How you approach that depends on the source set of data and how many groupings you need. At some point you won't have enough data that can be evenly distributed - for example, if the set of data has 10 students from Australia - and another 10 students split across five other nationalities - there is no way to evenly distribute across groups of 3 without duplicates...
With the above change we can reduce the number of groups to 1 less than the total available...this will allow 'extra' rows to be assigned to each group...we can then use the row number and the RankID to remove the 'duplicate/extra' rows from the results.
If you want the 4 groups with the possibility that one or more groups will have less than 3 members - change the @totalStudents to:
Declare @totalStudents int = (Select count(*) From @StudyOverSeas sos) / 3;
Again - depending on the set of data you may end up with groups that have less than the total number of members requested.

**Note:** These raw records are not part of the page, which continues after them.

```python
def last_solve_lp() -> dict:
    out = (C.c_double * 8)()
    _check(_ffi.load().kao_last_solve_lp(out), "kao_last_solve_lp")
    return dict(solves=int(out[0]), iterations=int(out[1]), rounded=int(out[2]), adopted=int(out[3]), fractional_partitions=int(out[4]))


def last_solve_profile() -> dict:
    out = (C.c_double * 8)()
    _check(_ffi.load().kao_last_solve_profile(out), "kao_last_solve_profile")
    return dict(ms_search=out[0], ms_eval=out[1], search_launches=int(out[2]), restarts=int(out[3]), search_bytes_algo=int(out[4]),
                delta_candidates=int(out[5]), lds_bytes_search=int(out[6]), blocks_search=int(out[7]))
```

Baseline: 816.4 billion.

## Add small-cost RF-3 search kernel using packed 16-bit key arithmetic

Adds a kSmall instantiation of the unpriced RF-3 LDS search kernel, chosen at launch when lambda, objective scale and the largest weight keep every move cost within a 16-bit range. In that path move keys are built with 24-bit mad instructions and fewer ops, and the inner two-candidate scan evaluates both candidates at once with packed i16 arithmetic (v_pk_mad_i16/v_pk_add/v_pk_sub). To support this, the rack table halves are swapped and g_old is subtracted after the loop. Errors in the cost bound would break move ordering, and the env knob KAO_SEARCH_SMALL turns the path off.

```diff
diff --git a/include/kao.h b/include/kao.h
--- a/include/kao.h
+++ b/include/kao.h
@@ -126,6 +126,7 @@
 int kao_session_best_keys(kao_session *s, uint64_t *keys);
 int kao_session_device_keys(kao_session *s, void **d_keys);
 int kao_session_stats(kao_session *s, kao_stats *out);
+int kao_session_small_launches(kao_session *s, int64_t *out);
 int kao_session_bound_step(kao_session *s, const int64_t *target, int32_t iters);
 int kao_session_set_prices(kao_session *s, int32_t topic, const int32_t *a, const int32_t *l, const int32_t *g);
 int kao_session_adopt_prices(kao_session *s);
diff --git a/kafka_assignment_optimizer_amd/_ffi.py b/kafka_assignment_optimizer_amd/_ffi.py
--- a/kafka_assignment_optimizer_amd/_ffi.py
+++ b/kafka_assignment_optimizer_amd/_ffi.py
@@ -67,6 +67,7 @@
     "kao_session_best_keys": (C.c_int, [C.c_void_p, _P(C.c_uint64)]),
     "kao_session_device_keys": (C.c_int, [C.c_void_p, _P(C.c_void_p)]),
     "kao_session_stats": (C.c_int, [C.c_void_p, _P(KaoStats)]),
+    "kao_session_small_launches": (C.c_int, [C.c_void_p, _P(C.c_int64)]),
     "kao_session_restart_state": (C.c_int, [C.c_void_p, C.c_int32, C.c_int32, _P(C.c_uint16), _P(C.c_uint16),
                                             _P(C.c_int32)]),
     "kao_session_bound_step": (C.c_int, [C.c_void_p, _P(C.c_int64), C.c_int32]),
diff --git a/kafka_assignment_optimizer_amd/csrc/kao_host.h b/kafka_assignment_optimizer_amd/csrc/kao_host.h
--- a/kafka_assignment_optimizer_amd/csrc/kao_host.h
+++ b/kafka_assignment_optimizer_amd/csrc/kao_host.h
@@ -125,6 +125,7 @@
         int waves = kWaves;
         int nw = kRFP;
         int rf_uniform = -1;
+        int w_abs_max = 0;
         bool rf3 = true;
         bool global_a = false;
         bool cur_global = false;
@@ -191,6 +192,8 @@
     uint64_t eval_bytes_per_launch = 0;
     uint64_t delta_total = 0, search_bytes_total = 0;
     uint64_t search_rf3_launches = 0;
+    uint64_t search_small_launches = 0;
+    bool small_on = true;
 };
 
 namespace kao {
diff --git a/kafka_assignment_optimizer_amd/csrc/kao_internal.h b/kafka_assignment_optimizer_amd/csrc/kao_internal.h
--- a/kafka_assignment_optimizer_amd/csrc/kao_internal.h
+++ b/kafka_assignment_optimizer_amd/csrc/kao_internal.h
@@ -138,7 +138,9 @@
 size_t search_lds_bytes(int maxP, int maxBx, int waves, bool global_a, bool priced = false, int nw = 4, bool bw = false, int maxR = kRackTab - 1, int team = 0, bool cur_global = false);
 size_t eval_lds_bytes(int maxP, int maxB, bool cur_in_lds, int ne = 4);
 bool search_rf3_eligible(bool global_a, bool cur_global, bool priced, int nw, int team);
-void launch_search(const SearchPools &pools, const SearchParams &prm, int n_blocks, int waves, bool global_a, bool priced, int nw, void *stream, int team = 0, int rft = 0);
+constexpr int kSmallCostMax = 16384;
+bool search_small_cost(int lam_min, int lam_max, int obj_scale, int w_abs_max, bool priced);
+void launch_search(const SearchPools &pools, const SearchParams &prm, int n_blocks, int waves, bool global_a, bool priced, int nw, void *stream, int team = 0, int rft = 0, bool small = false);
 bool launch_init(const SearchPools &pools, const SearchParams &prm, int n_blocks, int per_block, bool priced, int nw, int waves, void *stream);
 void launch_eval(const EvalPools &pools, int n_blocks, int ne, void *stream);
 void launch_gather(const TopicDev *topics, int n_topics, const unsigned long long *keys, const uint16_t *best_pool,
diff --git a/kafka_assignment_optimizer_amd/csrc/kao_search.hip b/kafka_assignment_optimizer_amd/csrc/kao_search.hip
--- a/kafka_assignment_optimizer_amd/csrc/kao_search.hip
+++ b/kafka_assignment_optimizer_amd/csrc/kao_search.hip
@@ -2,11 +2,12 @@
 
 namespace kao {
 
-template <bool kGlobalA, bool kPriced, int NW, bool kWide, bool kTeam, bool kCurG = false, int RFT = 0>
+template <bool kGlobalA, bool kPriced, int NW, bool kWide, bool kTeam, bool kCurG = false, int RFT = 0, bool kSmall = false>
 __device__ __forceinline__ void search_body(unsigned char *smem, const SearchPools &pl, const SearchParams &prm) {
     static_assert(!kTeam || kGlobalA, "teams run topics that live in global memory");
     static_assert(!kCurG || !kGlobalA, "kCurG: the working assignment is in LDS");
     static_assert(RFT == 0 || (RFT == 3 && NW == 4 && !kGlobalA && !kTeam), "RFT = 3: LDS-resident topics of four words per partition");
+    static_assert(!kSmall || (RFT == 3 && !kPriced && !kCurG), "kSmall: the unpriced RF-3 instantiation");
     constexpr int NS = RFT ? RFT : NW;
     const int lane = threadIdx.x & 63;
     const int wave = __builtin_amdgcn_readfirstlane(threadIdx.x >> 6);
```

Even in a cursor approach you will end up with extra rows that cannot be placed into any grouping - so you either end up with groups with less than the total or you eliminate those rows from the results.
I am not sure this meets the requirements...although not explicitly stated by the OP I assumed the requirement was that a student/member could only be listed one time and this result will place members into multiple groups.
TOTALLY agree with you Jeff
If you don't have the count of rows exactly a mutiple of 3
then what do you do with the extra rows !!
All depends on what is the requirement !!!
N number of things can be done
Many thanks for your efforts !!!
We can simplify the query to this:
Declare @totalStudents int = (Select count(*) From @StudyOverSeas sos) / 3; --- 1;
With studentGroups
As (
Select *
, GroupID = ntile(@totalStudents) over(Order By newid(), sos.Nationality)
From @StudyOverSeas sos
)
, studentRanks
As (
Select *
, RankID = dense_rank() over(Partition By GroupID Order By Nationality)
, rn = row_number() over(Partition By GroupID, Nationality Order By StudentId)
From studentGroups
)
Select *
From studentRanks sr
--Where rn = 1
-- And RankID <= 3;
I ran the code, using Harish's test data (post #31) and Jeff's query (post #37) , including the WHERE clause (otherwise groups of more than 3 people are formed).
Where rn = 1
And RankID <= 3;
There are 17 students, only 14 end up in the resultset.
The query should not discriminate people based on their nationality
I just ran the query, now going to have a better look at how it works.
And I learned something new: NTILE().
Harlington most likely never imagined his question would result in such a lengthy and vivid discussion.